US to Europe: our airlines won't obey your tax laws

The EU is trying to take the high road on pollution, but the US insists on the low road:
The Senate unanimously passed a bill on Saturday that would shield U.S. airlines from paying for their carbon emissions on European flights, pressuring the European Union to back down from applying its emissions law to foreign carriers.
...Republican Senator John Thune, a sponsor of the measure, said it sent a "strong message" to the EU that it cannot impose taxes on the United States. 

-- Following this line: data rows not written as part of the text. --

@@ -1296,10 +1307,17 @@
   if (!mq) {
     static_assert(C::TF <= 64 * NW_MAX, "row records fit the tile slot");
     const int nred = (ptiles + FIX_RED_TILES - 1) / FIX_RED_TILES;
-    hipLaunchKernelGGL((k_fix_fwd<MODE, PF, 4 * (C::TF / 64)>), dim3(gx + nred, n), dim3(64), 0, s, g, rgb, coeffs,
+    hipStream_t sf = s;
+    if (tilew) {
+      sf = fs->side;
+      if ((e = hipEventRecord(fs->fork, s)) != hipSuccess || (e = hipStreamWaitEvent(sf, fs->fork, 0)) != hipSuccess)
+        return e;
+    }
+    hipLaunchKernelGGL((k_fix_fwd<MODE, PF, 4 * (C::TF / 64)>), dim3(gx + nred, n), dim3(64), 0, sf, g, rgb, coeffs,
                        fq, gk, st, fixlist, fixcount + par * n, nq, 0, fixcount + (par ^ 1) * n, part, ptiles, nred);
-    kmark(s, "k_fix_fwd<%d,%d>", MODE, (int)PF);
+    if (!tilew) kmark(s, "k_fix_fwd<%d,%d>", MODE, (int)PF);
     if ((e = hipGetLastError()) != hipSuccess) return e;
+    if (tilew && (e = hipEventRecord(fs->join, sf)) != hipSuccess) return e;
     return finish ? launch_fwd_finish(g, n, st, nullptr, 0, s) : hipSuccess;
   }
   hipLaunchKernelGGL(k_fwd_reduce_fix, dim3((ptiles + 63) / 64, n), dim3(512), 0, s, g, st, part, ptiles,
@@ -1322,17 +1340,17 @@
 hipError_t launch_fast_fwd(int mode, bool pf, const Geo& g, int n, int nq, const uint8_t* rgb, int16_t* coeffs,
                            const FrameQ* fq, const void* fq32, const double* gk, const float* gk32,
                            jds_frame_stats* st, uint32_t* part, uint32_t* fixbits, uint2* fixlist, unsigned* fixcount, float* dct32,
-                           hipStream_t s, bool finish, int par) {
+                           hipStream_t s, bool finish, int par, const FixSide* fs) {
   const FastQ* f = (const FastQ*)fq32;
   switch (mode) {
     case M420:
-      return pf ? fast_fwd_t<M420, true>(g, n, nq, rgb, coeffs, fq, f, gk, gk32, st, part, fixbits, fixlist, fixcount, dct32, s, finish, par)
-                : fast_fwd_t<M420, false>(g, n, nq, rgb, coeffs, fq, f, gk, gk32, st, part, fixbits, fixlist, fixcount, dct32, s, finish, par);
+      return pf ? fast_fwd_t<M420, true>(g, n, nq, rgb, coeffs, fq, f, gk, gk32, st, part, fixbits, fixlist, fixcount, dct32, s, finish, par, fs)
+                : fast_fwd_t<M420, false>(g, n, nq, rgb, coeffs, fq, f, gk, gk32, st, part, fixbits, fixlist, fixcount, dct32, s, finish, par, fs);
     case M422:
-      return pf ? fast_fwd_t<M422, true>(g, n, nq, rgb, coeffs, fq, f, gk, gk32, st, part, fixbits, fixlist, fixcount, dct32, s, finish, par)
-                : fast_fwd_t<M422, false>(g, n, nq, rgb, coeffs, fq, f, gk, gk32, st, part, fixbits, fixlist, fixcount, dct32, s, finish, par);
+      return pf ? fast_fwd_t<M422, true>(g, n, nq, rgb, coeffs, fq, f, gk, gk32, st, part, fixbits, fixlist, fixcount, dct32, s, finish, par, fs)
+                : fast_fwd_t<M422, false>(g, n, nq, rgb, coeffs, fq, f, gk, gk32, st, part, fixbits, fixlist, fixcount, dct32, s, finish, par, fs);
     default:
-      return fast_fwd_t<M444, false>(g, n, nq, rgb, coeffs, fq, f, gk, gk32, st, part, fixbits, fixlist, fixcount, dct32, s, finish, par);
+      return fast_fwd_t<M444, false>(g, n, nq, rgb, coeffs, fq, f, gk, gk32, st, part, fixbits, fixlist, fixcount, dct32, s, finish, par, fs);
   }
 }
 
diff --git a/jpeg-dsp-studio_amd/csrc/jds_internal.hpp b/jpeg-dsp-studio_amd/csrc/jds_internal.hpp
--- a/jpeg-dsp-studio_amd/csrc/jds_internal.hpp
+++ b/jpeg-dsp-studio_amd/csrc/jds_internal.hpp
@@ -71,6 +71,14 @@
   int probe;
   uint2* list;
   int apriori;
+  unsigned* tilew;
+  hipEvent_t join;
+};
+
+struct FixSide {
+  unsigned* tilew;
+  hipStream_t side;
+  hipEvent_t fork, join;
 };
 
 struct FrameQ {
diff --git a/jpeg-dsp-studio_amd/csrc/jds_inv.hip b/jpeg-dsp-studio_amd/csrc/jds_inv.hip
--- a/jpeg-dsp-studio_amd/csrc/jds_inv.hip
+++ b/jpeg-dsp-studio_amd/csrc/jds_inv.hip
@@ -81,6 +81,43 @@
 }
 
 template <int MODE>
+static int inv_tilemap_t(const Geo& g, int tile, int plane, int by, int bx, int* out) {
+  using I = Inv<MODE>;
+  int n = 0;
+  if (tile < 0) {
+    inv_block_tiles<MODE>(g.H, g.W, g.inv_yoff, plane, by, bx, [&](int t) {
+      if (n < 4) out[n] = t;
+      ++n;
+    });
+    return n;
+  }
+  int nty, ntx;
+  inv_tile_grid<MODE>(g.H, g.W, nty, ntx);
+  if (tile >= nty * ntx) return -1;
+  const InvTasks<MODE> tk(tile / ntx, tile % ntx, g.inv_yoff);
+  auto put = [&](int p, int y, int x) {
+    out[3 * n] = p;
+    out[3 * n + 1] = y;
+    out[3 * n + 2] = x;
+    ++n;
+  };
+  for (int b = 0; b < I::NYB; ++b) {
+    tk.luma(b, by, bx);
+    if (tk.luma_in(g, by, bx)) put(0, by, bx);
+  }
+  for (int p = 1; p <= 2; ++p)
+    for (int b = 0; b < tk.nchroma(); ++b) {
+      tk.chroma(b, by, bx);
+      if (tk.chroma_in(g, by, bx)) put(p, by, bx);
+    }
+  return n;
+}
+int inv_tilemap(int mode, const Geo& g, int tile, int plane, int by, int bx, int* out) {
+  return mode == M420 ? inv_tilemap_t<M420>(g, tile, plane, by, bx, out)
+                      : (mode == M422 ? inv_tilemap_t<M422>(g, tile, plane, by, bx, out) : -1);
+}
+
+template <int MODE>
 static hipError_t inv2_t(const Geo& g, int n, const int16_t* coeffs, const FrameQ* fq, const uint8_t* rgb_in,
                          uint8_t* rgb_out, jds_frame_stats* st, double* part, double* err_y, double* err_rgb,
                          hipStream_t s, int in_div, int fin) {
diff --git a/jpeg-dsp-studio_amd/csrc/jds_inv_common.hpp b/jpeg-dsp-studio_amd/csrc/jds_inv_common.hpp
--- a/jpeg-dsp-studio_amd/csrc/jds_inv_common.hpp
+++ b/jpeg-dsp-studio_amd/csrc/jds_inv_common.hpp
@@ -41,6 +41,69 @@
   }
 };
 
+template <int MODE>
+struct InvCols {
+  int x0, cbx0, cwx0;
+  __host__ __device__ __forceinline__ explicit InvCols(int tx) {
+    using I = Inv<MODE>;
+    x0 = tx * I::TW;
+    cbx0 = x0 / (8 * I::SX) - I::RX;
+    cwx0 = x0 / I::SX - I::RX;
+  }
+};
+
+template <int MODE>
+struct InvTasks {
+  using I = Inv<MODE>;
+  InvRows<MODE> rows;
+  InvCols<MODE> cols;
+  __host__ __device__ __forceinline__ InvTasks(int ty, int tx, int yoff) : rows(ty, yoff), cols(tx) {}
+  __host__ __device__ __forceinline__ void luma(int blk, int& by, int& bx) const {
+    const int bi = blk / I::YBC, bj = blk - bi * I::YBC;
+    by = rows.y0 / 8 + bi;
+    bx = cols.x0 / 8 + bj;
+  }
+  __host__ __device__ __forceinline__ int nchroma() const { return rows.ncbr * I::CBC; }
+  __host__ __device__ __forceinline__ void chroma(int b, int& by, int& bx) const {
+    const int i = b / I::CBC, j = b - i * I::CBC;
+    by = rows.cby0 + i;
+    bx = cols.cbx0 + j;
+  }
+  __host__ __device__ static __forceinline__ bool luma_in(const Geo& g, int by, int bx) {
+    return by >= 0 && by < g.nby && bx < g.nbx;
+  }
+  __host__ __device__ static __forceinline__ bool chroma_in(const Geo& g, int by, int bx) {
+    return by >= 0 && bx >= 0 && by < g.ncy && bx < g.ncx;
+  }
+  __host__ __device__ __forceinline__ bool has_luma(int by, int bx) const {
+    return (unsigned)(by - rows.y0 / 8) < (unsigned)(I::NYB / I::YBC) && (unsigned)(bx - cols.x0 / 8) < (unsigned)I::YBC;
+  }
+  __host__ __device__ __forceinline__ bool has_chroma(int by, int bx) const {
+    return (unsigned)(by - rows.cby0) < (unsigned)rows.ncbr && (unsigned)(bx - cols.cbx0) < (unsigned)I::CBC;
+  }
+};
+
+template <int MODE>
+__host__ __device__ __forceinline__ void inv_tile_grid(int H, int W, int& nty, int& ntx) {
+  nty = (H + Inv<MODE>::TH - 1) / Inv<MODE>::TH;
+  ntx = (W + Inv<MODE>::TW - 1) / Inv<MODE>::TW;
+}
+
+template <int MODE, class F>
+__host__ __device__ __forceinline__ void inv_block_tiles(int H, int W, int yoff, int plane, int by, int bx, F&& f) {
+  using I = Inv<MODE>;
+  int nty, ntx;
+  inv_tile_grid<MODE>(H, W, nty, ntx);
+  const int tyc = (by * 8 * (plane ? I::SY : 1) + yoff) / I::TH, txc = bx * 8 * (plane ? I::SX : 1) / I::TW;
+  const int d = plane ? 1 : 0;
+  for (int ty = tyc - d; ty <= tyc + d; ++ty)
+    for (int tx = txc - d; tx <= txc + d; ++tx) {
+      if ((unsigned)ty >= (unsigned)nty || (unsigned)tx >= (unsigned)ntx) continue;
+      const InvTasks<MODE> t(ty, tx, yoff);
+      if (plane ? t.has_chroma(by, bx) : t.has_luma(by, bx)) f(ty * ntx + tx);
+    }
+}
+
 constexpr int MS = 72;
 
 __device__ __forceinline__ int tslot(int r, int c) { return r * 8 + ((((c >> 1) ^ (r & 3)) << 1) | (c & 1)); }
diff --git a/jpeg-dsp-studio_amd/csrc/jds_inv_exact.hpp b/jpeg-dsp-studio_amd/csrc/jds_inv_exact.hpp
--- a/jpeg-dsp-studio_amd/csrc/jds_inv_exact.hpp
+++ b/jpeg-dsp-studio_amd/csrc/jds_inv_exact.hpp
@@ -149,21 +149,17 @@
 
   const int tid = threadIdx.x, lv = tid & 7, lb = tid >> 3;
   const int ty = tile / tiles_x, tx = tile - ty * tiles_x;
-  const InvRows<MODE> rows(ty, g.inv_yoff);
-  const int Y0 = rows.y0, X0 = tx * I::TW;
+  const InvTasks<MODE> tk(ty, tx, g.inv_yoff);
+  const InvRows<MODE>& rows = tk.rows;
   const int16_t* cf = coeffs + (size_t)frame * g.cpf;
   if (tid < 64) s_q[tid] = (int)fq[frame].q[tid];
   if (XTRA && tid == 0) s_sse = 0ull;
   __syncthreads();
 
-  const int cby0 = rows.cby0, cbx0 = X0 / (8 * I::SX) - I::RX;
-  const int cwy0 = rows.cwy0, cwx0 = X0 / I::SX - I::RX;
+  const int cwy0 = rows.cwy0, cwx0 = tk.cols.cwx0;
   auto luma_blk = [&](int r, int& by, int& bx) {
-    const int blk = r * I::RB + lb;
-    const int bi = blk / I::YBC, bj = blk - bi * I::YBC;
-    by = Y0 / 8 + bi;
-    bx = X0 / 8 + bj;
-    return by >= 0 && by < g.nby && bx < g.nbx;
+    tk.luma(r * I::RB + lb, by, bx);
+    return tk.luma_in(g, by, bx);
   };
   Col16 lq;
   {
@@ -171,10 +167,10 @@
     const bool ok = luma_blk(0, by, bx);
     lq = load_col(cf, ((long long)by * g.nbx + bx) * 64, lv, ok);
   }
-  if (lb < rows.ncbr * I::CBC) {
-    const int i = lb / I::CBC, j = lb - i * I::CBC;
-    const int by = cby0 + i, bx = cbx0 + j;
-    const bool bvalid = by >= 0 && bx >= 0 && by < g.ncy && bx < g.ncx;
+  if (lb < tk.nchroma()) {
+    int by, bx;
+    tk.chroma(lb, by, bx);
+    const bool bvalid = tk.chroma_in(g, by, bx);
     const bool need = rows.need(by, lv);
     const long long boff = ((long long)by * g.ncx + bx) * 64;
     Col16 cq = load_col(cf + g.off_cb, boff, lv, bvalid);
diff --git a/jpeg-dsp-studio_amd/csrc/jds_inv_fast.hip b/jpeg-dsp-studio_amd/csrc/jds_inv_fast.hip
--- a/jpeg-dsp-studio_amd/csrc/jds_inv_fast.hip
+++ b/jpeg-dsp-studio_amd/csrc/jds_inv_fast.hip
@@ -241,19 +241,16 @@
   __shared__ unsigned long long s_sse;
   const int tid = threadIdx.x, lv = tid & 7, lb = tid >> 3;
   const int ty = tile / tiles_x, tx = tile - ty * tiles_x;
-  const InvRows<MODE> rows(ty, g.inv_yoff);
-  const int Y0 = rows.y0, X0 = tx * I::TW;
+  const InvTasks<MODE> tk(ty, tx, g.inv_yoff);
+  const InvRows<MODE>& rows = tk.rows;
   const int16_t* cf = coeffs + (size_t)frame * g.cpf;
   int qhi = 0, qlo = 0;
 
-  const int cby0 = rows.cby0, cbx0 = X0 / (8 * I::SX) - I::RX;
-  const int cwy0 = rows.cwy0, cwx0 = X0 / I::SX - I::RX;
+  const int cbx0 = tk.cols.cbx0;
+  const int cwy0 = rows.cwy0, cwx0 = tk.cols.cwx0;
   auto luma_blk = [&](int r, int& by, int& bx) {
-    const int blk = r * I::RB + lb;
-    const int bi = blk / I::YBC, bj = blk - bi * I::YBC;
-    by = Y0 / 8 + bi;
-    bx = X0 / 8 + bj;
-    return by >= 0 && by < g.nby && bx < g.nbx;
+    tk.luma(r * I::RB + lb, by, bx);
+    return tk.luma_in(g, by, bx);
   };
   auto table_setup = [&]() {
     if (tid < 64) {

The aviation industry is happy of course; as the EU was already considering backing down, "to avert a trade war with major economic powers such as China and the United States, allowing time to forge a global agreement on climate charges for the aviation industry."  But that's waiting for Godot: "attempts to address this problem on a global basis have been festering for more than 15 years in ICAO and the United States is at the centre of the problem," according to Transport & Environment, an NGO based in Brussels.

In the meantime, I'm not sure I understand how the U.S. can simply declare that its airline industry can ignore the law in Europe.